• PROBLEM TO WORK ON: Among the records that follow, how many lines include the string "hipSuccess"? Only the number is wanted.

START MATERIAL PROVIDED

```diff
@@ -763,8 +864,8 @@
     const bool maybe_lz4 = c->lz4_hint != 0;
     hipStream_t sl = st;
 #ifndef ZPK_NO_SIDE_STREAM
-    if (!c->h_seen && hipHostMalloc((void**)&c->h_seen, 64, hipHostMallocDefault) == hipSuccess) { c->h_seen[L_NONE] = 0; c->h_seen[L_ZSTD] = 1; c->h_seen[L_LZ4] = 1; c->h_seen[8] = 1; }
-    const bool both_seen = c->zstd_hint >= 0  || (c->h_seen && c->h_seen[L_ZSTD] != 0 && c->h_seen[L_LZ4] != 0);
+    if (!c->h_seen && hipHostMalloc((void**)&c->h_seen, 64, hipHostMallocDefault) == hipSuccess) { c->h_seen[L_NONE] = 0; c->h_seen[L_ZSTD] = 1; c->h_seen[L_LZ4] = 1; c->h_seen[8] = 1; c->h_seen[C_LZ4_GEN] = 1; }
+    const bool both_seen = c->zstd_hint >= 0  || (c->h_seen && c->h_seen[L_ZSTD] != 0 && (c->h_seen[L_LZ4] != 0 || c->h_seen[C_LZ4_GEN] != 0));
     if (maybe_lz4 && maybe_zstd && both_seen && !(skip & 6)) {
         int lo_prio = 0, hi_prio = 0;
         if (!c->s_side) { (void)hipDeviceGetStreamPriorityRange(&lo_prio, &hi_prio);
@@ -788,12 +889,21 @@
             }
             hipLaunchKernelGGL(k_lz4_left, dim3((u32)(n < LZ4_LEFT_GRID_MAX ? n : LZ4_LEFT_GRID_MAX)), dim3(64), 0, sx, src, read_lo, read_hi, desc, dst, res,
                                (const u32*)left_lz4, c->d_counters, c->d_dbg, retry_lz4, wd_scale);
-            hipLaunchKernelGGL(k_lz4_wave, dim3((u32)n), dim3(64), 0, sl, src, read_lo, read_hi, desc, dst, res,
-                               lz4_list, c->d_counters, c->d_dbg, retry_lz4 ZPK_WD_ARG);
+            bool lean = true;
+#ifdef ZPK_DEVELOPER
+            static const int all_general = getenv("ZPK_LZ4_GENERAL") ? atoi(getenv("ZPK_LZ4_GENERAL")) : 0;
+            lean = !all_general;
+            if (!lean) hipLaunchKernelGGL(k_lz4_hand_all, dim3((u32)((n + 255) / 256)), dim3(256), 0, sl, lz4_list, c->d_counters, handed_lz4);
+#endif
+            if (lean) hipLaunchKernelGGL(k_lz4_wave, dim3((u32)n), dim3(64), 0, sl, src, read_hi, desc, dst, res,
+                                         lz4_list, c->d_counters, retry_lz4, handed_lz4 ZPK_WD_ARG);
+            if (!c->h_seen || c->h_seen[C_LZ4_GEN] != 0)
+                hipLaunchKernelGGL(k_lz4_general, dim3((u32)(n < LZ4_GENERAL_GRID_MAX ? n : LZ4_GENERAL_GRID_MAX)), dim3(64), 0, sl, src, read_lo, read_hi,
+                                   desc, dst, res, gen_list, c->d_counters, c->d_dbg, retry_lz4, wd_scale);
             if (sx != sl && (hipEventRecord(c->ev_ljoin, sx) != hipSuccess || hipStreamWaitEvent(sl, c->ev_ljoin, 0) != hipSuccess))
                 (void)hipStreamSynchronize(sx);
             hipLaunchKernelGGL(k_lz4_retry, dim3((u32)(n < 256 ? n : 256)), dim3(64), 0, sl, src, read_lo, read_hi, desc, dst, res,
-                               (const u32*)retry_lz4, c->d_counters, c->d_dbg);
+                               (const u32*)c->d_lists, stride, c->d_counters, c->d_dbg, gen_slot);
         }
         if (c->profiling) (void)hipEventRecord(c->kev[ZPK_K_LZ4][1], sl);
     };
@@ -839,7 +949,7 @@
         }
     }
     ZPK_TRACE_STEP("retry");
-    if (c->h_seen && c->zstd_hint < 0) (void)hipMemcpyAsync((void*)c->h_seen, c->d_counters, N_LISTS * sizeof(u32), hipMemcpyDeviceToHost, st);
+    if (c->h_seen && c->zstd_hint < 0) (void)hipMemcpyAsync((void*)c->h_seen, c->d_counters, (N_LISTS + 1) * sizeof(u32), hipMemcpyDeviceToHost, st);
     if (c->h_seen) (void)hipMemcpyAsync((void*)(c->h_seen + 8), c->d_counters + C_LZ4_LEFT, sizeof(u32), hipMemcpyDeviceToHost, st);
     HIPCHK(c, hipGetLastError());
     return ZPK_OK;
@@ -1739,7 +1849,7 @@
     u32 h[N_COUNTERS];
     HIPCHK(c, hipMemcpy(h, c->d_counters, sizeof(h), hipMemcpyDeviceToHost));
     if (c->totals_valid) memcpy(h, c->host_totals, sizeof(h));
-    out[0] = h[L_NONE]; out[1] = h[L_ZSTD]; out[2] = h[L_LZ4] + h[C_LZ4_LEFT] ; out[3] = h[C_ZSTD_TWO_STAGE]; out[4] = h[C_ZSTD_FUSED];
+    out[0] = h[L_NONE]; out[1] = h[L_ZSTD]; out[2] = h[L_LZ4] + h[C_LZ4_LEFT] + h[C_LZ4_GEN] ; out[3] = h[C_ZSTD_TWO_STAGE]; out[4] = h[C_ZSTD_FUSED];
     out[5] = h[ZF_WATCHDOG_WORD]; out[6] = h[ZF_WATCHDOG_WORD + 1]; out[7] = h[13];
     if (c->fell_back_fused) out[7] |= 0x80000000u;
     ZPK_DEV(if (getenv("ZPK_TRACE")) fprintf(stderr, "[zpk] fse marked %u, pass-0 failures %u, last failure status/rc %08x\n", h[13], h[14], h[15]);)
@@ -1760,6 +1870,8 @@
     out[2] = 0; out[3] = h[C_LZ4_LEFT]; out[4] = 0;
     out[5] = c->big_last[0]; out[6] = c->big_last[1];
     out[7] = c->zpj_last_err;
+    out[8] = h[C_LZ4_HANDED];
+    out[9] = h[C_LZ4_GEN];
     return ZPK_OK;
 }
 
```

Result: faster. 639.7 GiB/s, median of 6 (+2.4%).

END MATERIAL PROVIDED

• RESPONSE TO THIS EXERCISE: 3